Work to complete
Pull out every line below holding the word "void".

___ The input

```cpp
__global__ __launch_bounds__(256) void finish_kernel(dcn_finish_args a) {
    unsigned long long st[DCN_N_STATS] = {0, 0, 0, 0, 0, 0};
    const uint32_t stride = gridDim.x * blockDim.x;
    for (uint32_t u0 = blockIdx.x * blockDim.x + threadIdx.x; u0 < a.n_units; u0 += 4 * stride) {
        uint8_t state[4], kept[4];
        uint32_t r0[4], r1[4];
        uint64_t o0[4], o1[4];
#pragma unroll
        for (int q = 0; q < 4; ++q) {
            const uint32_t u = u0 + q * stride;
            state[q] = 2;
            if (u < a.n_units) {
                state[q] = a.unit_state[u];
                kept[q] = a.keep[u];
                r0[q] = a.unit_first_read ? a.unit_first_read[u] : u;
                r1[q] = a.unit_first_read ? a.unit_first_read[u + 1] : u + 1;
            }
        }
#pragma unroll
        for (int q = 0; q < 4; ++q) {
            o0[q] = o1[q] = 0;
            if (state[q] != 2 && a.offsets && !a.status->bad_offsets) {
                o0[q] = a.offsets[r0[q]];
                o1[q] = a.offsets[r1[q]];
            }
        }
#pragma unroll
        for (int q = 0; q < 4; ++q) {
            if (state[q] == 2) continue;
            const uint32_t u = u0 + q * stride;
            bool keep;
            if (state[q]) {
                keep = kept[q] != 0;
            } else {
                uint32_t tot = a.g_total[u], hc = a.g_distinct[u] + (a.g_zero[u] ? 1u : 0u);
                a.g_total[u] = 0;
                a.g_hitcnt[u] = 0;
                a.g_distinct[u] = 0;
                a.g_zero[u] = 0;
                keep = dcn_decide(hc, tot, a.abs_threshold, a.rel_threshold, a.deplete);
                a.keep[u] = keep ? 1 : 0;
                if (a.hits) a.hits[u] = hc;
                if (a.total) a.total[u] = tot;
            }
            if (a.offsets) {
                unsigned long long nseq = r1[q] - r0[q], bp = o1[q] - o0[q];
                st[DCN_STAT_TOTAL_SEQS] += nseq;
                st[DCN_STAT_TOTAL_BP] += bp;
                if (keep) {
                    st[DCN_STAT_OUTPUT_BP] += bp;
                    st[DCN_STAT_OUTPUT_SEQ_COUNTER] += nseq;
                } else {
                    st[DCN_STAT_FILTERED_SEQS] += nseq;
                    st[DCN_STAT_FILTERED_BP] += bp;
                }
            }
        }
    }
    if (a.status->bounds && blockIdx.x == 0 && threadIdx.x == 0) a.report->bounds = a.status->bounds;
    if (a.status->bad_offsets) {
        if (blockIdx.x == 0 && threadIdx.x == 0) a.report->bad_offsets = 1;
        return;
    }
    if (a.status->rec_overflow || a.status->run_overflow) {
        if (blockIdx.x == 0 && threadIdx.x == 0) {
            atomicOr(&a.report->overflow, (a.status->rec_overflow ? 1u : 0u) | (a.status->run_overflow ? 2u : 0u));
            if (a.status->rec_overflow) atomicMax(&a.report->need, (a.status->set_cursor + 3) / 4);
        }
        return;
    }
    if (!a.offsets) return;
    __shared__ unsigned long long red[DCN_N_STATS][4];
    int lane = threadIdx.x & 63, wave = threadIdx.x >> 6;
#pragma unroll
    for (int c = 0; c < DCN_N_STATS; ++c) {
        unsigned long long v = st[c];
#pragma unroll
        for (int d = 32; d >= 1; d >>= 1) v += __shfl_xor(v, d, 64);
        if (lane == 0) red[c][wave] = v;
    }
    __syncthreads();
    if (threadIdx.x < DCN_N_STATS) {
        unsigned long long v = red[threadIdx.x][0] + red[threadIdx.x][1] + red[threadIdx.x][2] + red[threadIdx.x][3];
        if (v) atomicAdd(&a.report->stats[threadIdx.x], v);
    }
}

__global__ __launch_bounds__(256) void probe_hashes_kernel(dcn_probe_hashes_args a) {
    uint64_t stride = (uint64_t)gridDim.x * blockDim.x;
    for (uint64_t i = (uint64_t)blockIdx.x * blockDim.x + threadIdx.x; i < a.n_hashes; i += stride) {
        uint64_t h = a.hashes[i];
        if (h == 0) {
            if (a.table.has_zero) {
                uint32_t lo = 0, hi = a.n_units - 1;
                while (lo < hi) {
                    uint32_t mid = lo + (hi - lo + 1) / 2;
                    if (a.hash_offsets[mid] <= i) lo = mid;
                    else hi = mid - 1;
                }
                a.g_zero[lo] = 1;
            }
        } else if (!dcn_table_contains_dev(a.table, h)) {
            a.hashes[i] = 0;
        }
    }
}

__global__ __launch_bounds__(256) void hash_units_kernel(dcn_probe_hashes_args a) {
    uint32_t u = blockIdx.x * blockDim.x + threadIdx.x;
    if (u == 0) {
        *a.n_tiles = a.n_units;
        a.status->any_records = 1;
        a.status->n_pending = a.n_units;
    }
    if (u >= a.n_units) return;
    const uint64_t n = a.hash_offsets[u + 1] - a.hash_offsets[u];
    dcn_tile t;
    t.scan_start = a.hash_offsets[u];
    t.unit = u;
    t.nwf = (uint32_t)n & 0x3FFFFFFFu;
    a.tiles[u] = t;
    a.tile_hits[u] = (uint32_t)n;
    a.unit_tile_first[u] = u;
    a.unit_tile_count[u] = 1;
    a.unit_state[u] = 0;
    a.pending[u] = u;
    a.g_total[u] = (uint32_t)n;
    a.g_hitcnt[u] = (uint32_t)n;
    a.g_distinct[u] = 0;
    a.g_zero[u] = 0;
}

inline uint32_t blocks_for(uint64_t n, uint32_t cap = 256 * 16) {
    uint64_t b = (n + 255) / 256;
    if (b < 1) b = 1;
    return (uint32_t)(b > cap ? cap : b);
}

}

int dcn_launch_plan(const dcn_plan_args &a, hipStream_t stream) {
    if (a.n_reads >= (1u << 19))
        hipLaunchKernelGGL(plan_kernel<8>, dim3((a.n_reads + 2047) / 2048), dim3(256), 0, stream, a);
    else
        hipLaunchKernelGGL(plan_kernel<1>, dim3((a.n_reads + 255) / 256), dim3(256), 0, stream, a);
    DCN_HIP(hipGetLastError());
    return DCN_OK;
}

int dcn_launch_distinct(const dcn_distinct_args &a, hipStream_t stream) {
    hipLaunchKernelGGL(unit_distinct_kernel, dim3(std::max(1u, std::min(a.n_units, 256u * 10u))), dim3(64), 0, stream, a);
    hipLaunchKernelGGL(distinct_clear_kernel, dim3(1024), dim3(256), 0, stream, a.set_slots, a.set_capacity, a.status);
    hipLaunchKernelGGL(big_insert_kernel, dim3(2048), dim3(256), 0, stream, a);
    DCN_HIP(hipGetLastError());
    return DCN_OK;
}

int dcn_launch_finish(const dcn_finish_args &a, hipStream_t stream) {
    hipLaunchKernelGGL(finish_kernel, dim3(blocks_for(a.n_units, 1024)), dim3(256), 0, stream, a);
    DCN_HIP(hipGetLastError());
    return DCN_OK;
}

int dcn_launch_probe_hashes(const dcn_probe_hashes_args &a, hipStream_t stream) {
    hipLaunchKernelGGL(hash_units_kernel, dim3((a.n_units + 255) / 256), dim3(256), 0, stream, a);
    if (a.n_hashes)
        hipLaunchKernelGGL(probe_hashes_kernel, dim3(blocks_for(a.n_hashes)), dim3(256), 0, stream, a);
    DCN_HIP(hipGetLastError());
    return DCN_OK;
}
```

### deacon-server_amd/csrc/scan.hip

```cpp
#include "dcn_internal.h"
#include "dcn_probe.h"

#include <atomic>

namespace {

__device__ __constant__ uint32_t NT_F[4] = {0x95c60474u, 0x62a02b4cu, 0x82572324u, 0x4be24456u};

__device__ inline uint32_t rotl32(uint32_t x, uint32_t r) { return __funnelshift_l(x, x, r); }

#ifndef DCN_WAVE_OPS_SHFL
#define DCN_WAVE_OPS_SHFL 0
#endif
template <bool MAX>
__device__ inline uint32_t wave_scan_dpp(uint32_t v) {
    auto op = [](uint32_t x, uint32_t y) { return MAX ? max(x, y) : x + y; };
    v = op(v, (uint32_t)__builtin_amdgcn_update_dpp(0, (int)v, 0x111, 0xf, 0xf, false));
    v = op(v, (uint32_t)__builtin_amdgcn_update_dpp(0, (int)v, 0x112, 0xf, 0xf, false));
    v = op(v, (uint32_t)__builtin_amdgcn_update_dpp(0, (int)v, 0x114, 0xf, 0xf, false));
    v = op(v, (uint32_t)__builtin_amdgcn_update_dpp(0, (int)v, 0x118, 0xf, 0xf, false));
    v = op(v, (uint32_t)__builtin_amdgcn_update_dpp(0, (int)v, 0x142, 0xa, 0xf, false));
    v = op(v, (uint32_t)__builtin_amdgcn_update_dpp(0, (int)v, 0x143, 0xc, 0xf, false));
    return v;
}

__device__ inline uint32_t wave_inclusive_scan_u32(uint32_t v, int lane) {
#if DCN_WAVE_OPS_SHFL
#pragma unroll
    for (int d = 1; d < 64; d <<= 1) {
        uint32_t o = __shfl_up(v, d, 64);
        if (lane >= d) v += o;
    }
    return v;
#else
    (void)lane;
    return wave_scan_dpp<false>(v);
#endif
}

__device__ inline uint32_t wave_max_u32(uint32_t v) {
#if DCN_WAVE_OPS_SHFL
#pragma unroll
    for (int d = 32; d >= 1; d >>= 1) v = max(v, __shfl_xor(v, d, 64));
    return v;
#else
    return (uint32_t)__builtin_amdgcn_readlane((int)wave_scan_dpp<true>(v), 63);
#endif
}

__device__ inline uint32_t wave_last_u32(uint32_t incl) {
#if DCN_WAVE_OPS_SHFL
    return __shfl(incl, 63, 64);
#else
    return (uint32_t)__builtin_amdgcn_readlane((int)incl, 63);
#endif
}

#ifndef DCN_LIST_BY_LANE
#define DCN_LIST_BY_LANE 1
#endif
#if DCN_LIST_BY_LANE
#define DCN_LIST_AT(lane_, entry_) list[lane_][entry_]
#else
#define DCN_LIST_AT(lane_, entry_) list[entry_][lane_]
#endif
constexpr int DCN_LSTRIDE = 42;
static_assert(DCN_LSTRIDE >= DCN_LCAP && (DCN_LSTRIDE / 2) % 2 == 1 && DCN_LSTRIDE % 2 == 0, "odd dword stride");
constexpr int DCN_RCAP = 256;

struct WaveShared {
    uint4 tab[16];
#if DCN_LIST_BY_LANE
    uint16_t list[DCN_WAVE][DCN_LSTRIDE];
#else
    uint16_t list[DCN_LCAP + 2][DCN_WAVE];
#endif
    uint64_t ring_hash[DCN_RCAP];
    uint32_t total[DCN_WAVE];
    uint32_t hits[DCN_WAVE];
    uint32_t items[DCN_WAVE];
    uint16_t hraw[DCN_WAVE];
    uint32_t ucap[DCN_WAVE];
    uint32_t unit_of[DCN_WAVE];
    uint16_t start[DCN_WAVE + 2];
    uint32_t uhits[DCN_WAVE];
    uint64_t run_base[DCN_WAVE];
    uint8_t local[DCN_WAVE];
    uint8_t lok[DCN_WAVE];
};

#ifndef DCN_EXP
#define DCN_EXP 0
#endif
#ifndef DCN_MIN_WAVES
#define DCN_MIN_WAVES 4
#endif
#ifndef DCN_FAST_EXTRA_ROUNDS
#define DCN_FAST_EXTRA_ROUNDS 4
#endif
#ifndef DCN_MIN_WAVES_FAST
#define DCN_MIN_WAVES_FAST 4
#endif

template <bool B>
struct BoolTag {
    static constexpr bool value = B;
};
template <int N>
struct IntTag {
    static constexpr int value = N;
};
#ifndef DCN_EXPORT_UNIFORM
#define DCN_EXPORT_UNIFORM 0
#endif
#ifndef DCN_PIPE_B
#define DCN_PIPE_B 0
#endif
#ifndef DCN_U_FINAL
#define DCN_U_FINAL 1
#endif
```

______

Solved exercise
__global__ __launch_bounds__(256) void finish_kernel(dcn_finish_args a) {
__global__ __launch_bounds__(256) void probe_hashes_kernel(dcn_probe_hashes_args a) {
__global__ __launch_bounds__(256) void hash_units_kernel(dcn_probe_hashes_args a) {
    (void)lane;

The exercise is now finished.